We'd been to the Fun Center before; they have a small roller coaster called The Serpent which is quite some fun, particularly since it's pretty simple in design --- two main drops, and a pair of helixes. It only takes two cars at a time but it's a really fun ride. We made this the first order of business, with the plan to play some games (bunny_hugger also played Dance Dance Revolution) and miniature golf before finishing off with the roller coaster again.

This is the place with that fiendishly hard miniature golf course. One of the holes actually requires you to shoot into the water, which will carry the ball to the final green. Another has several hidden-passage holes blocked off and no longer going anywhere. And one truly horrible one is made of three greens. The objective of the first is to shoot into a tiny passage which rolls down to what was, based on the filled-in holes, formerly the holes. The second tier you again have to shoot into a small opening in the rocks lining the green, which takes a slender path down to the third tier. From the alignment of the tunnels from hole to hole it's not even theoretically possible to get a hole-in-one; I think the hole was officially listed with the still-absurd par of 4. Last year [Bad username: bunny_hugger"] and I needed about twelve shots each to get in. We were expecting a bloodbath.

And then ... my first shot went directly into the tunnel from first tier to the next. In Roller Coaster Tycoon 3, people playing the miniature golf course who hit a hole in one do a happy little dance; I was doing that. But I knew it'd never come again.

On my next shot I tried to get at least closer to the passage, and my ball did hit one rock on the side, start to roll away, and then ... it slipped down the track to the third tier. It didn't drop into the hole, but it was just a couple-inch putt to make that and in violation of the Gods of Irony I made that without any trouble either. I came away with a three on the most impossible miniature golf hole ever.

Despite this astounding moment bunny_hugger won the course, I think by one stroke, so I suggested we go in and I buy her ice cream. This was an excellent theory; we'd looked over the ice cream flavors earlier while getting pizza (which was better than we anticipated, too), but by the time we got in the snack counter was closed up. This seemed quite a few hours earlier than it should have closed.
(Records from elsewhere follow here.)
sniper_amd/csrc/conv_dma_body.h:

```cpp
  constexpr int NW = WMW * WNW, T = 64 * (NW + (PS ? 4 : 0)), BK = 64;
  static_assert(!PERSIST || (!PS && S == 2), "the persistent tile loop is written for the two-stage unspecialised pipeline");
  static_assert(!PERSIST || !RAGGED, "the persistent tile loop walks whole 64-channel steps");
  constexpr int NL = PS ? 4 : NW;
  constexpr int WTM = BM / WMW, WTN = BN / WNW;
  constexpr int MI = WTM / 16, NI = WTN / 16;
  constexpr int PA = BM / 8, PB = BN / 8;
  constexpr int AGW = (PA + NL - 1) / NL, BGW = (PB + NL - 1) / NL;
  constexpr int L = AGW + BGW;
  constexpr int STAGE = (BM + BN) * BK;
  constexpr bool kPingPong = NW == 8 && S >= 3;
  static_assert(BM % 8 == 0 && BN % 8 == 0 && WTM % 16 == 0 && WTN % 16 == 0, "tile / wave shape");
  static_assert(PA >= NL * (AGW - 1) + 1 && PB >= NL * (BGW - 1) + 1 && (AGW == 1 ? PA >= NL : true) && (BGW == 1 ? PB >= NL : true),
                "a wave's repeated piece must exist");
  static_assert((S - 1) * L < 64, "vmcnt is a 6-bit counter");
  constexpr int RED = PERSIST ? WMW * 2 * BN * 2 : 0;
  constexpr bool kBnLds = PERSIST && DGRAD;
  constexpr int COEF = kBnLds ? 3 * 512 : 0;
  static_assert(!kBnLds || BN <= 128, "one LDS-DMA piece carries 128 coefficients");
  __shared__ __attribute__((aligned(1024))) half_t lds[S * STAGE + RED + COEF];

  constexpr bool kSplitOk = !PERSIST && !DGRAD && BM * BN <= 160 * 128;
  int kz = 0;
  int lin = blockIdx.x;
  if (kSplitOk && p.ksplit > 1) {
    kz = lin / p.ksplit_grid;
    lin -= kz * p.ksplit_grid;
  }
  auto tile_of = [&](int l, int &mt_, int &nt_) {
    const int xcd = l & 7, j = l >> 3;
    nt_ = j % ntiles;
    mt_ = (j / ntiles) * 8 + xcd;
  };
  int nt, mt;
  tile_of(lin, mt, nt);
// ... 41 lines not shown

  int a_base[AGW], a_h[AGW], a_w[AGW];
  bool a_ok[AGW];
  int a_grp[AGW], b_grp[BGW];
#pragma unroll
  for (int i = 0; i < AGW; ++i) a_grp[i] = (lw + NL * i < PA) ? lw + NL * i : lw + NL * (i - 1);
#pragma unroll
  for (int i = 0; i < BGW; ++i) b_grp[i] = (lw + NL * i < PB) ? lw + NL * i : lw + NL * (i - 1);
  unsigned a_voff[AGW];
  auto gather_rows = [&](int gm0) {
    if constexpr (PERSIST) {
#pragma unroll
      for (int i = 0; i < AGW; ++i) a_voff[i] = (unsigned)(gm0 + 8 * a_grp[i] + lrow) * ((unsigned)p.in_ps * 2u) + (unsigned)gchunk * 16u;
      return;
    }
#pragma unroll
    for (int i = 0; i < AGW; ++i) {
      const int m = gm0 + 8 * a_grp[i] + lrow;
      a_ok[i] = m < Mrows;
      int img, oy, ox;
      row_decompose(a_ok[i] ? m : 0, img, oy, ox);
      a_base[i] = img * p.H * p.W;
      if (DGRAD) { a_h[i] = oy + p.pad; a_w[i] = ox + p.pad; }
      else { a_h[i] = oy * p.stride - p.pad; a_w[i] = ox * p.stride - p.pad; }
    }
  };
  gather_rows(m0);
  const int taps = p.KH * p.KW;
  const int kpt = RAGGED ? (p.Cin + BK - 1) / BK : p.Cin / BK;
  const bool tail_in = !RAGGED || gchunk * 8 < p.Cin - (kpt - 1) * BK;
// ... 17 lines not shown
      const int r = 8 * b_grp[i] + lrow;
      const int n = gn0 + (r & ~31) + ((r & 15) >> 2) * 8 + ((r >> 4) & 1) * 4 + (r & 3);
      w_voff[i] = n < p.Nout ? (unsigned)n * wrow_bytes + (unsigned)gchunk * 16u : kOob;
      if constexpr (RAGGED) w_voff_l[i] = tail_in ? w_voff[i] : kOob;
    }
  };
  gather_cols(n0);
  int g_kh = kh0, g_kw = kw0, g_kc = 0;
  if (kSplitOk && t_begin > 0) {
    const int tap = t_begin / kpt;
    g_kc = t_begin - tap * kpt;
    g_kh = tap / p.KW;
    g_kw = tap - g_kh * p.KW;
  }
  auto tap_setup = [&]() {
    if constexpr (PERSIST) return;
#pragma unroll
    for (int i = 0; i < AGW; ++i) {
      int sy, sx;
      bool ok = a_ok[i];
      if (DGRAD) {
        const int ty = a_h[i] - g_kh * p.dil, tx = a_w[i] - g_kw * p.dil;
        if (p.stride == 1) { sy = ty; sx = tx; }
        else if (p.stride == 2) { sy = ty >> 1; sx = tx >> 1; ok = ok && !((ty | tx) & 1); }
        else { sy = ty / p.stride; sx = tx / p.stride; ok = ok && (sy * p.stride == ty) && (sx * p.stride == tx); }
        ok = ok && ty >= 0 && tx >= 0 && sy < p.H && sx < p.W;
      } else {
        sy = a_h[i] + g_kh * p.dil; sx = a_w[i] + g_kw * p.dil;
        ok = ok && (unsigned)sy < (unsigned)p.H && (unsigned)sx < (unsigned)p.W;
      }
      a_voff[i] = ok ? (unsigned)(a_base[i] + sy * p.W + sx) * in_ps_bytes + (unsigned)gchunk * 16u : kOob;
// ... 12 lines not shown
#pragma unroll
        for (int i = 0; i < AGW; ++i) dma16(rx, sa + a_grp[i] * 512, av[i]);
#pragma unroll
        for (int i = 0; i < BGW; ++i) dma16(rw, sb + b_grp[i] * 512, wv[i]);
      };
      if (g_kc == kpt - 1) pieces(a_voff_l, w_voff_l);
      else pieces(a_voff, w_voff);
    } else {
#pragma unroll
    for (int i = 0; i < AGW; ++i)
      dma16(rx, sa + a_grp[i] * 512, a_voff[i]);
#pragma unroll
    for (int i = 0; i < BGW; ++i)
      dma16(rw, sb + b_grp[i] * 512, w_voff[i]);
    }
    if constexpr (PERSIST) {
      ++g_kc;
    } else if (++g_kc == kpt) {
      g_kc = 0;
      g_kw += kstep;
      if (g_kw >= p.KW) { g_kw = kw0; g_kh += kstep; }
      tap_setup();
    }
  };

  auto fetch_seek = [&](int l, int step) {
    int fmt, fnt;
    tile_of(l, fmt, fnt);
    gather_rows(fmt * BM);
    gather_cols(fnt * BN);
    g_kc = step;
// ... 55 lines not shown
    } else {
      const int m = row_pixel(mr < Mrows ? mr : 0);
      return (mr < Mrows && n < p.Nout) ? *reinterpret_cast<const half8 *>(pre_src + (size_t)m * pre_ps + n) : half8{0, 0, 0, 0, 0, 0, 0, 0};
    }
  };
  auto pre_load_tile = [&](int pm0, int pn0) {
#pragma unroll
    for (int i = 0; i < MI; ++i)
#pragma unroll
      for (int jp = 0; jp < NP; ++jp) rpre[i][jp] = pre_load(pm0, pn0, i, jp);
  };
  if constexpr (kPre) if ((pre_res || pre_bnx) && !producer) pre_load_tile(m0, n0);

  if constexpr (PS) {
    if (producer) {
#pragma unroll
      for (int s = 0; s < S - 1; ++s)
        if (s < nk) issue(s);
      int nxt = S - 1;
      for (int t = 0; t < nk; ++t) {
        const int young = min(S - 2, nk - 1 - t);
        if (S > 3 && young >= 2) wait_vmcnt<(S > 3 ? 2 : 0) * L>();
        else if (S > 2 && young == 1) wait_vmcnt<(S > 2 ? 1 : 0) * L>();
        else wait_vmcnt<0>();
        __builtin_amdgcn_s_barrier();
        if (t + S - 1 < nk) issue(nxt);
        nxt = nxt + 1 == S ? 0 : nxt + 1;
      }
    } else {
      half8 fa0[MI], fb0[NI], fa1[MI], fb1[NI];
      auto read = [&](int buf, int ks, half8 (&fa)[MI], half8 (&fb)[NI]) {
        const half_t *const base = lds + buf * STAGE;
        const int co = (sw ^ (ks * 4)) * 8;
#pragma unroll
        for (int i = 0; i < MI; ++i) fa[i] = *reinterpret_cast<const half8 *>(base + a_rd + i * 16 * BK + co);
#pragma unroll
        for (int jn = 0; jn < NI; ++jn) fb[jn] = *reinterpret_cast<const half8 *>(base + b_rd + jn * 16 * BK + co);
      };
      auto mma = [&](const half8 (&fa)[MI], const half8 (&fb)[NI]) {
// ... 3 lines not shown
          for (int jn = 0; jn < NI; ++jn) acc[i][jn] = __builtin_amdgcn_mfma_f32_16x16x32_f16(fb[jn], fa[i], acc[i][jn], 0, 0, 0);
      };
      auto interleave = [&]() {
#pragma unroll
        for (int k = 0; k < MI + NI; ++k) {
          __builtin_amdgcn_sched_group_barrier(0x008, 2, 0);
          __builtin_amdgcn_sched_group_barrier(0x100, 1, 0);
        }
        __builtin_amdgcn_sched_group_barrier(0x008, MI * NI - 2 * (MI + NI) > 0 ? MI * NI - 2 * (MI + NI) : 0, 0);
        __builtin_amdgcn_sched_barrier(0);
      };
      auto step_barrier = [&]() {
        asm volatile("s_waitcnt lgkmcnt(0)" ::: "memory");
        __builtin_amdgcn_s_barrier();
      };
      if (nk > 0) {
        step_barrier();
        stamp(1);
        read(0, 0, fa0, fb0);
        __builtin_amdgcn_sched_barrier(0);
      }
      int cur = 0, nxt = 1;
      for (int t = 0; t + 1 < nk; ++t) {
        mma(fa0, fb0);
        read(cur, 1, fa1, fb1);
        interleave();
        step_barrier();
        __builtin_amdgcn_sched_barrier(0);
        mma(fa1, fb1);
        read(nxt, 0, fa0, fb0);
// ... 350 lines not shown
```

sniper_amd/csrc/conv_dma_kernel.h:

```cpp
#pragma once
#include "conv_common.h"
#include <type_traits>

template <int CTRL>
__device__ __forceinline__ float dpp_add(float v) {
  return v + __builtin_bit_cast(float, __builtin_amdgcn_update_dpp(0, __builtin_bit_cast(int, v), CTRL, 0xF, 0xF, false));
}
__device__ __forceinline__ float row16_sum(float v) {
  v = dpp_add<0xB1>(v);
  v = dpp_add<0x4E>(v);
  v = dpp_add<0x141>(v);
  return dpp_add<0x140>(v);
}

__device__ __forceinline__ half8 load16_untracked(const half_t *ptr) {
  floatx4 v;
  asm volatile("global_load_dwordx4 %0, %1, off" : "=v"(v) : "v"(ptr) : "memory");
  return __builtin_bit_cast(half8, v);
}
__device__ __forceinline__ floatx4 lds_read16_untracked(const void *ptr) {
  floatx4 v;
  const unsigned a = (unsigned)(unsigned long)(lds_ptr_t)const_cast<void *>(ptr);
  asm volatile("ds_read_b128 %0, %1" : "=v"(v) : "v"(a) : "memory");
  return v;
}
__device__ __forceinline__ void tie(floatx4 &v) { asm volatile("" : "+v"(v)); }
__device__ __forceinline__ void tie(half8 &x) {
  floatx4 v = __builtin_bit_cast(floatx4, x);
  asm volatile("" : "+v"(v));
  x = __builtin_bit_cast(half8, v);
}

template <bool DGRAD, int BM, int BN, int WMW, int WNW, int S, int MINW, bool PS = false, bool PERSIST = false>
__global__ __launch_bounds__(64 * (WMW * WNW + (PS ? 4 : 0)), MINW) void conv_dma_kernel(const ConvParams p, int mtiles, int ntiles) {
  constexpr bool RAGGED = false;
#include "conv_dma_body.h"
}
template <bool DGRAD, int BM, int BN, int WMW, int WNW, int S, int MINW, bool PS = false, bool PERSIST = false>
__global__ __launch_bounds__(64 * (WMW * WNW + (PS ? 4 : 0)), MINW) void conv_dma_ragged_kernel(const ConvParams p, int mtiles, int ntiles) {
  constexpr bool RAGGED = true;
#include "conv_dma_body.h"
}

template <bool DGRAD, int BM, int BN, int WMW, int WNW, int S, int MINW, bool PS = false, bool PERSIST = false, bool RAGGED = false>
static void launch_one(const ConvParams &p, hipStream_t s) {
  const int mtiles = (DGRAD && !PS && p.cls && BM * BN <= 160 * 128) ? 4 * sn_div_up(p.cls_mc, BM) : sn_div_up(p.M, BM), ntiles = sn_div_up(p.Nout, BN);
  const int base = sn_div_up(mtiles, 8) * 8 * ntiles;
  ConvParams q = p;
  q.ksplit_grid = base;
  if constexpr (PERSIST) {
    q.tiles_per_wg = conv_persist_tiles_per_wg(p.M, p.Nout, BM, BN);
    q.ksplit = 1;
    hipLaunchKernelGGL((conv_dma_kernel<DGRAD, BM, BN, WMW, WNW, S, MINW, PS, true>), dim3((unsigned)(base / q.tiles_per_wg)),
                       dim3(64 * WMW * WNW), 0, s, q, mtiles, ntiles);
  } else {
// ... 48 lines not shown
```

sniper_amd/csrc/nn_ops.hip:

```cpp
#include "common.h"
#include "softmax_grad.h"
#include <algorithm>

__global__ __launch_bounds__(256) void pack_stem_kernel(const float *__restrict__ x, half_t *__restrict__ out, int N, int C,
                                                        int H, int W, int Hp, int Wp, int pad_t, int pad_l,
                                                        const float *__restrict__ scale, const float *__restrict__ shift) {
  const long total = (long)N * Hp * Wp;
  for (long i = (long)blockIdx.x * blockDim.x + threadIdx.x; i < total; i += (long)gridDim.x * blockDim.x) {
    const int xp = (int)(i % Wp);
    const long t = i / Wp;
    const int yp = (int)(t % Hp), n = (int)(t / Hp);
    const int sy = yp - pad_t, sx = xp - pad_l;
    half_t v[4] = {0, 0, 0, 0};
    if ((unsigned)sy < (unsigned)H && (unsigned)sx < (unsigned)W) {
      for (int c = 0; c < C && c < 4; ++c) {
        float f = x[(((long)n * C + c) * H + sy) * W + sx];
        if (scale) f = f * scale[c] + shift[c];
        v[c] = (half_t)f;
      }
    }
    *reinterpret_cast<uint2 *>(out + i * 4) = *reinterpret_cast<uint2 *>(v);
  }
}

SN_EXPORT int sn_pack_stem_input(const float *x_nchw, void *out, int N, int C, int H, int W, int Hp, int Wp, int pad_t,
                                 int pad_l, const float *scale, const float *shift, sn_stream_t stream) {
  SN_REQUIRE(x_nchw && out && N > 0 && C >= 1 && C <= 4 && Hp >= H + pad_t && Wp >= W + pad_l,
             "sn_pack_stem_input: bad arguments");
  const long total = (long)N * Hp * Wp;
  hipLaunchKernelGGL(pack_stem_kernel, dim3(sn_blocks(total, 4096)), dim3(256), 0, sn_stream(stream), x_nchw, (half_t *)out, N, C, H, W,
                     Hp, Wp, pad_t, pad_l, scale, shift);
  SN_CHECK_LAUNCH();
  return SN_OK;
}

constexpr int kBnThreads = 256;
constexpr int kBnUnroll = 4;

__device__ __forceinline__ bool bn_act_pass(float y, int act) {
  return act == 0 || (act == 1 ? y > 0.f : (y >= 0.f && y <= 6.f));
}
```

Well, we could ride the roller coaster again at least. And we went to the coaster where there wasn't anyone. Perhaps they were on break. We waited. Nobody came around. We went inside and learned that this late in the day (it was just a little past 8:00) the go-kart attendants handled the roller coaster and if we talked to them we'd get a ride when they were next free. So we went to the go-karts, which were doing land-office business. All the people left at Kokomos were there for the go-karting. We got the ear of the attendant between rides and he said, sure, he'd give us a ride as soon as this next batch of go-kart riders were done.

So we sat by the go-kart rides and told each other we had arranged reservations to ride the roller coaster, and how many people got that kind of service?

The go-kart boom wore off after that next round, though, so they'd have been able to give us a ride on The Serpent even if we hadn't brought attention to ourselves. But we had the ride to ourselves, and took the back car (which gets a sharper movement in the drops), and had the delight of watching over the ride in the waning hours of the day as the lights of everything came on.

Also, apparently, Kokomos closes earlier in May than it does in the summer proper; our ride might have been the last thing going on besides the video games indoors. This would explain the snack counter problems. So we set out for home, content that we had enjoyed a really good day.

Trivia: The German delegates invited to the second International Commission of Weights and Measures, designed to address the problems of making the metric system more universally useful and accepted, stayed home. The commission held its first meeting in Paris on 8 August 1870, a couple of weeks into the Franco-Prussian War. Source: The Measure Of All Things: The Seven-Year-Odyssey That Transformed The World, Ken Alder.

Currently Reading: An Incomplete and Inaccurate History of Sport, Kenny Mayne.

[ PS: Was it just me not being too observant or was the Internet dead this weekend? I almost had to pay attention to my Friends list, for crying out loud, instead of just seeing that it kept on scrolling away. ]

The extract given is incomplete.